Observa la siguiente frase: “No confió en el Señor.” ¿Es un pecado, entonces, que no haya confiado en el Señor? Entonces puedo confiar en Él, y lo haré, porque aquello que es pecado no hacer, debo tener derecho a hacerlo, y si se me acusa de que “no confió en el Señor,” ¡oh, dulce misericordia! ¡Dulce misericordia, puedo confiar! Por eso la Escritura dice: “El que no cree será condenado,” como para asegurarte que ciertamente puedes creer, porque serás condenado si no lo haces. Ven, entonces, y deja que incluso el lado oscuro del texto esboce una sonrisa para ti y te lleve a confiar en tu Dios, ya que Él te culpa por no hacerlo.

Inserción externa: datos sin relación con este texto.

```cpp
__device__ __forceinline__ uint32_t dpp_shr1_keep(uint32_t old, uint32_t src) {
  return (uint32_t)__builtin_amdgcn_update_dpp((int)old, (int)src, 0x138, 0xf, 0xf, false);
}
__device__ __forceinline__ uint32_t dpp_shr1_zero(uint32_t src) {
  return (uint32_t)__builtin_amdgcn_update_dpp(0, (int)src, 0x138, 0xf, 0xf, true);
}
__device__ __forceinline__ uint32_t dpp_shr1_and_nop(uint32_t src, uint32_t mask) {
  uint32_t d;
  asm("s_nop 1\n\tv_and_b32_dpp %0, %1, %2 wave_shr:1 row_mask:0xf bank_mask:0xf bound_ctrl:1" : "=v"(d) : "v"(src), "v"(mask));
  return d;
}
__device__ __forceinline__ float recv_above(float v, uint32_t lmask) {
  return __uint_as_float(dpp_shr1_and_nop(__float_as_uint(v), lmask));
}
__device__ __forceinline__ double recv_above(double v, uint32_t lmask) {
  const uint64_t u = (uint64_t)__double_as_longlong(v);
  const uint32_t lo = dpp_shr1_zero((uint32_t)u) & lmask;
  const uint32_t hi = dpp_shr1_zero((uint32_t)(u >> 32)) & lmask;
// ... 434 lines not shown
          const T bM = read_lane(M[RPL - 1], kLanes - 1), bX = read_lane(X[RPL - 1], kLanes - 1),
                  bY = read_lane(Y[RPL - 1], kLanes - 1);
          if (lane == (p & 63)) { coM = bM; coX = bX; coY = bY; }
          if ((p & 63) == 63 || t == t_end - 1) {
            const int base = p & ~63;
            cout[base + lane] = coM; cout[clen + base + lane] = coX; cout[2 * clen + base + lane] = coY;
          }
        }
      }
    }
  }
};

template <typename T, int RPL, bool FMA>
__device__ __forceinline__ void fwd_stream_block(const FwdArgs<T>& a, int block, unsigned char* lds) {
  using Job = WaveJob<T, RPL, FMA>;
  const int lane = threadIdx.x;
  const int g = block / a.chunk_stride;
  const int chunk = block - g * a.chunk_stride;
  if (chunk >= a.n_chunks) return;
  const HapGroup grp = a.groups[g];
  Job job;
  job.lds = lds;
  job.setup(a, lane, a.chunk_lanes[(int64_t)chunk * kLanes + lane]);
  __syncthreads();
  job.run(a, lane, grp.hap_begin, grp.hap_end);
}
template <typename T, int RPL, bool FMA>
__global__ __launch_bounds__(64) __attribute__((amdgpu_waves_per_eu(sizeof(T) == 8 ? 2 : 4))) void pairhmm_fwd_stream_kernel(FwdArgs<T> a) {
  __shared__ __attribute__((aligned(16))) unsigned char lds[WaveJob<T, RPL, FMA>::kLdsBytes];
  fwd_stream_block<T, RPL, FMA>(a, (int)blockIdx.x, lds);
}

template <typename T, int RPL, bool FMA>
__global__ __launch_bounds__(64) __attribute__((amdgpu_waves_per_eu(sizeof(T) == 8 ? 2 : 4))) void pairhmm_fwd_jobs_kernel(FwdArgs<T> a) {
  using Job = WaveJob<T, RPL, FMA>;
  __shared__ __attribute__((aligned(16))) unsigned char lds[Job::kLdsBytes];
  const int lane = threadIdx.x;
  const int n = *a.job_count;
  Job job;
  job.lds = lds;
  int loaded_chunk = INT32_MIN;
  for (;;) {
    int idx = 0;
    if (lane == 0) idx = atomicAdd(a.job_next, 1);
    idx = __builtin_amdgcn_readfirstlane(idx);
    if (idx >= n) break;
    const FwdJob j = a.jobs[idx];
    if (j.chunk != loaded_chunk) {
      __syncthreads();
      job.setup(a, lane, a.chunk_lanes[(int64_t)j.chunk * kLanes + lane]);
      __syncthreads();
      loaded_chunk = j.chunk;
    }
    job.run(a, lane, j.hap_begin, j.hap_end);
  }
}

struct PairPolicyArgs {
  const float* raw32;
  double* out;
  uint8_t* used64;
  int32_t* count;
  const int32_t* hap_sidx;
  int32_t mode;
  float log10_init_f;
  double log10_init32_as_f64, log10_init_d;
};
constexpr int kModePackedWords = -2;

__device__ __forceinline__ void pair_store_fp32(const PairPolicyArgs& q, int64_t p, float v) {
  if (q.mode == kModePackedWords) reinterpret_cast<uint64_t*>(q.out)[p] = kPackedF32Tag | (uint64_t)__float_as_uint(v);
  else if (q.mode == 1) q.out[p] = log10((double)v) - q.log10_init32_as_f64;
  else if (q.mode == 2) q.out[p] = (double)((float)log10((double)v) - q.log10_init_f);
}
__device__ __forceinline__ bool pair_policy_head(const PairPolicyArgs& q, int64_t p, int lane) {
  const float v = q.raw32[p];
  const bool fails = v < 1e-28f;
  if (lane == 0) q.used64[p] = fails ? 1 : 0;
  if (!fails) {
    if (lane == 0) pair_store_fp32(q, p, v);
    return false;
  }
  if (lane == 0) atomicAdd(q.count, 1);
  return true;
}
template <int RPL, bool FMA, bool MARK = false>
__device__ __forceinline__ void pair_policy_recompute(const FwdArgs<double>& a, const PairPolicyArgs& q, int64_t p, int r, int R, int k,
                                                      unsigned char* lds) {
  using Job = WaveJob<double, RPL, FMA>;
  const int lane = threadIdx.x & 63;
  LaneSlot slot;
  slot.read = lane < (R + RPL) / RPL ? r : -1;
  slot.block = lane;
  Job job;
  job.lds = lds;
  job.setup(a, lane, slot);
  __builtin_amdgcn_wave_barrier();
  job.run(a, lane, k, k + 1);
  if (job.out_read >= 0) {
    const double sum = a.raw[p];
    if (q.mode == kModePackedWords) reinterpret_cast<uint64_t*>(q.out)[p] = packed_word(sum);
// ... 449 lines not shown
```

gkl_amd/csrc/pairhmm_host_call.h:

```cpp
#pragma once

namespace {

struct HostCallInFlight {
  int share;
  HostCallInFlight() : share(g_host_calls_in_flight.fetch_add(1) + 1) {}
  ~HostCallInFlight() { g_host_calls_in_flight.fetch_sub(1); }
};
int finalize_threads(const DevCtx* c, int share) {
  const int env = g_env.finalize_threads;
  if (env > 0) return env;
  const int hw = (int)std::max(1u, std::thread::hardware_concurrency());
  int threads = c->cfg.max_threads;
  if (threads <= 0) threads = std::max(1, std::min(hw, 8) / std::max(1, share));
  return std::max(1, std::min(threads, 64));
}

constexpr int kFlightSlots = 4;
struct SmallCombiner {
  struct Ticket {
    const SmallLaunch* sl = nullptr;
    int state = 0;
    hipEvent_t ev = nullptr;
    int rc = GKLHIP_OK;
// ... 216 lines not shown
    }
    l.unlock();
    if (t.state == 2) { g_err = t.err; return t.rc; }
    if (t.state == 1) HIP_TRY(hipEventSynchronize(t.ev));
    return GKLHIP_OK;
  }
};
SmallCombiner* small_combiner(int device) {
  static std::mutex mu;
  static std::vector<SmallCombiner*> all;
  std::lock_guard<std::mutex> l(mu);
  if ((int)all.size() <= device) all.resize((size_t)device + 1, nullptr);
  if (!all[(size_t)device]) {
    SmallCombiner* k = all[(size_t)device] = new SmallCombiner();
    k->device = device;
    if (const char* v = getenv("GKL_HIP_EAGER_STREAMS")) if (atoi(v) >= 7) k->make_streams();
    if (const char* v = getenv("GKL_HIP_COMBINE_FLIGHTS")) all[(size_t)device]->max_flights = std::max(1, std::min(kFlightSlots, atoi(v)));
    if (const char* v = getenv("GKL_HIP_COMBINE_MIN")) all[(size_t)device]->min_batch = std::max(0, std::min(kCombineMax, atoi(v)));
    if (const char* v = getenv("GKL_HIP_COMBINE_WAIT_US")) all[(size_t)device]->batch_wait_ns = (int64_t)std::max(0, atoi(v)) * 1000;
  }
  return all[(size_t)device];
}
int64_t one_pass_min() { return g_env.finalize_min > 0 ? g_env.finalize_min : 8192; }
int dev_compute_host_impl(DevCtx* c, const gklhip_batch* hb, double* out_host) {
  const int64_t n_pairs = (int64_t)hb->n_reads * hb->n_haps;
  HIP_TRY(hipSetDevice(c->device));
  hipStream_t s = c->stream;
  int rc;
  const bool inline_inputs = inputs_inline(hb);
  gklhip_batch db = *hb;
  if (!inline_inputs) {
    if ((rc = c->batch_dev.reserve(six_arrays_bytes(hb)))) return rc;
    unsigned char* d = c->batch_dev.as<unsigned char>();
    if (c->have_call_done && c->last_stream != s) HIP_TRY(hipStreamWaitEvent(s, c->call_done, 0));
    const size_t stride = align_up((size_t)hb->read_off[hb->n_reads]);
    if ((rc = copy_six_arrays(*hb, stride, [d, s](size_t at, const uint8_t* src, size_t n) -> int { HIP_TRY(hipMemcpyAsync(d + at, src, n, hipMemcpyHostToDevice, s)); return GKLHIP_OK; }))) return rc;
    db = batch_at(*hb, d, stride);
  }
  const int mode = c->cfg.finalize;
  if ((rc = c->res_pin.reserve((size_t)n_pairs * 8))) return rc;
  double* pin_out = nullptr;
  {
    void* p = nullptr;
    HIP_TRY(hipHostGetDevicePointer(&p, c->res_pin.p, 0));
    pin_out = static_cast<double*>(p);
  }
  if (finalizes_on_device(mode)) {
    if ((rc = run_device(c, &db, pin_out, mode, s, inline_inputs))) return rc;
    HIP_TRY(hipStreamSynchronize(s));
    memcpy(out_host, c->res_pin.p, (size_t)n_pairs * 8);
    return GKLHIP_OK;
  }
  const HostCallInFlight in_flight;
  const int threads = finalize_threads(c, in_flight.share);
  HostFinalizer fin;
  const bool may_defer = deferral_offered(inline_inputs) && (!c->have_call_done || hipEventQuery(c->call_done) == hipSuccess);
  (void)hipGetLastError();
  const int64_t t_call = SmallCombiner::now_ns();
  CallPlan P;
  plan_call(c, &db, kModePacked, inline_inputs, may_defer, call_load(may_defer), &P);
  const bool mid = !P.defers && may_defer && mid_call_combines(c, P);
  if (mid) P.defers = true;
  if (P.defers) {
    StagedCall S;
    SmallLaunch small;
    if ((rc = stage_call(c, &db, P, pin_out, s, &S))) return rc;
    if (mid && !P.use_double && (rc = c->fail_order.reserve((size_t)P.n_pairs * 4))) return rc;
    describe_small_call(c, P, S, &small);
    SmallCombiner* k = small_combiner(c->device);
    const int64_t t_staged = SmallCombiner::now_ns();
    if ((rc = k->run(small, s))) return rc;
    const int64_t t_done = SmallCombiner::now_ns();
    c->stats.n_fallback = fin.all(&c->workers, c->res_pin.as<uint64_t>(), out_host, n_pairs, threads, one_pass_min());
    k->ns_stage.fetch_add(t_staged - t_call, std::memory_order_relaxed);
    k->ns_run.fetch_add(t_done - t_staged, std::memory_order_relaxed);
    k->ns_finalize.fetch_add(SmallCombiner::now_ns() - t_done, std::memory_order_relaxed);
    return GKLHIP_OK;
  }
  if ((rc = launch_call(c, &db, P, pin_out, s))) return rc;
  if (c->cfg.use_double || n_pairs <= kOnePassPairs) {
    HIP_TRY(hipStreamSynchronize(s));
    c->stats.n_fallback = fin.all(&c->workers, c->res_pin.as<uint64_t>(), out_host, n_pairs, threads, one_pass_min());
    return GKLHIP_OK;
  }
  HIP_TRY(hipEventSynchronize(c->policy_done));
  fin.early(&c->workers, c->res_pin.as<uint64_t>(), out_host, n_pairs, threads);
  HIP_TRY(hipStreamSynchronize(s));
  c->stats.n_fallback = fin.late(&c->workers, c->res_pin.as<uint64_t>(), out_host, threads);
  return GKLHIP_OK;
// ... 160 lines not shown
```

Measured before the change: 4734.

## Fuse fp64 and fp32 finalization into jobs and plan kernels, drop side stream

Moves the fp32 device finalization into the plan kernel that already reads raw32 values. The fp64 finalization for recomputed pairs now happens inside the fp64 jobs kernel after each job, so the separate finalize64 launch runs only when long fp64 jobs exist. It also removes the side-stream finalize32 launch with its event and reuses the plan slot event as the call-done marker. This saves kernel launches and cross-stream synchronization, at the cost of extra work and an s_waitcnt plus atomic loads inside the jobs kernel.

```diff
diff --git a/gkl_amd/csrc/pairhmm_aux_kernels.h b/gkl_amd/csrc/pairhmm_aux_kernels.h
--- a/gkl_amd/csrc/pairhmm_aux_kernels.h
+++ b/gkl_amd/csrc/pairhmm_aux_kernels.h
@@ -222,10 +222,7 @@
   double log10_init_d;
 };
 
-__global__ void finalize32_kernel(FinalizeArgs a) {
-  const int64_t i = (int64_t)blockIdx.x * blockDim.x + threadIdx.x;
-  if (i >= a.n || a.used64[i]) return;
-  const float v = a.raw32[i];
+__device__ __forceinline__ void finalize32_store(const FinalizeArgs& a, int64_t i, float v) {
   if (a.mode == GKLHIP_FINALIZE_DEVICE_F64) a.out[i] = log10((double)v) - a.log10_init32_as_f64;
   else if (a.mode == GKLHIP_FINALIZE_DEVICE_REF32) a.out[i] = (double)((float)log10((double)v) - a.log10_init_f);
 }
@@ -235,8 +232,7 @@
   if (p >= a.n) return;
   if (all_pairs) a.used64[p] = 1;
   else if (!a.used64[p]) return;
-  if (a.mode >= 0) a.out[p] = log10(a.raw64[p]) - a.log10_init_d;
-  if (a.mode == kModePacked) reinterpret_cast<uint64_t*>(a.out)[p] = packed_word(a.raw64[p]);
+  finalize64_store(a.out, a.mode, a.log10_init_d, p, a.raw64[p]);
 }
 
 #ifndef GKL_PACK_WINDOW
@@ -445,6 +441,7 @@
         a.fa.used64[i] = fails ? 1 : 0;
         if (a.fa.mode == kModePacked && !a.packed_by_kernels)
           reinterpret_cast<uint64_t*>(a.fa.out)[i] = fails ? 0ull : (kPackedF32Tag | (uint64_t)__float_as_uint(v));
+        if (!fails) finalize32_store(a.fa, i, v);
       }
     }
     if (lane == 0) s_wave[wave] = my_fails;
diff --git a/gkl_amd/csrc/pairhmm_ctx.h b/gkl_amd/csrc/pairhmm_ctx.h
--- a/gkl_amd/csrc/pairhmm_ctx.h
+++ b/gkl_amd/csrc/pairhmm_ctx.h
@@ -59,9 +59,10 @@
   PinBuf res_pin;
   WorkerPool workers;
   hipStream_t copy_stream = nullptr;
-  hipEvent_t policy_done = nullptr, early_copy_done = nullptr;
-  hipEvent_t call_done = nullptr;
+  hipEvent_t policy_done = nullptr;
+  int call_done_slot = 0;
   bool have_call_done = false;
+  hipEvent_t call_done() const { return plan_unused_slot[call_done_slot]; }
   static constexpr int kEventRing = 64;
   hipEvent_t ev_ring[kEventRing][6] = {};
   hipEvent_t* ev = ev_ring[0];
diff --git a/gkl_amd/csrc/pairhmm_ctx_lifecycle.h b/gkl_amd/csrc/pairhmm_ctx_lifecycle.h
--- a/gkl_amd/csrc/pairhmm_ctx_lifecycle.h
+++ b/gkl_amd/csrc/pairhmm_ctx_lifecycle.h
@@ -30,8 +30,6 @@
   c->stage_slot[1].release();
   c->res_pin.release();
   if (c->policy_done) (void)hipEventDestroy(c->policy_done);
-  if (c->early_copy_done) (void)hipEventDestroy(c->early_copy_done);
-  if (c->call_done) (void)hipEventDestroy(c->call_done);
   if (c->copy_stream) { (void)hipStreamSynchronize(c->copy_stream); (void)hipStreamDestroy(c->copy_stream); }
   for (auto& set : c->ev_ring)
     for (auto& e : set) if (e) (void)hipEventDestroy(e);
@@ -133,9 +131,7 @@
     if (hipEventCreateWithFlags(&c->stage_free_slot[k], hipEventDisableTiming) != hipSuccess ||
         hipEventCreateWithFlags(&c->plan_unused_slot[k], hipEventDisableTiming) != hipSuccess)
       return bail(fail(GKLHIP_ERR_HIP, "hipEventCreate failed"));
-  if (hipEventCreateWithFlags(&c->policy_done, hipEventDisableTiming) != hipSuccess ||
-      hipEventCreateWithFlags(&c->early_copy_done, hipEventDisableTiming) != hipSuccess ||
-      hipEventCreateWithFlags(&c->call_done, hipEventDisableTiming) != hipSuccess)
+  if (hipEventCreateWithFlags(&c->policy_done, hipEventDisableTiming) != hipSuccess)
     return bail(fail(GKLHIP_ERR_HIP, "hipEventCreate failed"));
   for (int k = 0; k < 2; k++)
     if (hipEventRecord(c->stage_free_slot[k], c->stream) != hipSuccess || hipEventRecord(c->plan_unused_slot[k], c->stream) != hipSuccess)
diff --git a/gkl_amd/csrc/pairhmm_device_pass.h b/gkl_amd/csrc/pairhmm_device_pass.h
--- a/gkl_amd/csrc/pairhmm_device_pass.h
+++ b/gkl_amd/csrc/pairhmm_device_pass.h
@@ -107,9 +107,9 @@
   else     hipLaunchKernelGGL((pairhmm_fwd_stream_kernel<T, RPL, false>), dim3(n_blocks), dim3(64), 0, s, a);
 }
 template <typename T, int RPL>
-void launch_jobs(const FwdArgs<T>& a, int fma, int n_blocks, hipStream_t s) {
-  if (fma) hipLaunchKernelGGL((pairhmm_fwd_jobs_kernel<T, RPL, true>), dim3(n_blocks), dim3(64), 0, s, a);
-  else     hipLaunchKernelGGL((pairhmm_fwd_jobs_kernel<T, RPL, false>), dim3(n_blocks), dim3(64), 0, s, a);
+void launch_jobs(const FwdArgs<T>& a, const JobFinalize& f, int fma, int n_blocks, hipStream_t s) {
+  if (fma) hipLaunchKernelGGL((pairhmm_fwd_jobs_kernel<T, RPL, true>), dim3(n_blocks), dim3(64), 0, s, a, f);
+  else     hipLaunchKernelGGL((pairhmm_fwd_jobs_kernel<T, RPL, false>), dim3(n_blocks), dim3(64), 0, s, a, f);
 }
 
 template <typename T, int RPL>
@@ -477,7 +477,7 @@
   unsigned char* hs = stage.as<unsigned char>();
   fill_plan_block(hs, P, plan, c->long_lanes, c->long_jobs, db);
   unsigned char* dp = plan_dev.as<unsigned char>();
-  if (c->have_call_done && c->last_stream != s) HIP_TRY(hipStreamWaitEvent(s, c->call_done, 0));
+  if (c->have_call_done && c->last_stream != s) HIP_TRY(hipStreamWaitEvent(s, c->call_done(), 0));
   S.hs_dev = nullptr;
   if (P.pull) {
     void* p = nullptr;
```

Luego está el último pecado: “No se acercó a su Dios.” ¿Qué? ¿Dios considera una falta que yo no me acerque a Él? Oh, quisiera que el Espíritu de Dios pusiera en tu corazón decir: “¡Eso ya no será mi falta!

Al Rey lleno de gracia me acercaré,
Cuyo cetro perdón otorga.
Quizás Él permita que lo toque,
Y entonces, el suplicante vivirá.

Pensé que no podía venir, pero ahora veo que soy condenado por no venir, ¡entonces vendré! ¡No me demoraré más, vendré a Jesús, decidido a que si perezco, pereceré a Sus pies!"

Ten esperanza, mi amigo, porque nadie ha perecido jamás allí. Que Dios ponga Su sello en esta palabra de súplica, por amor de Jesús. Amén.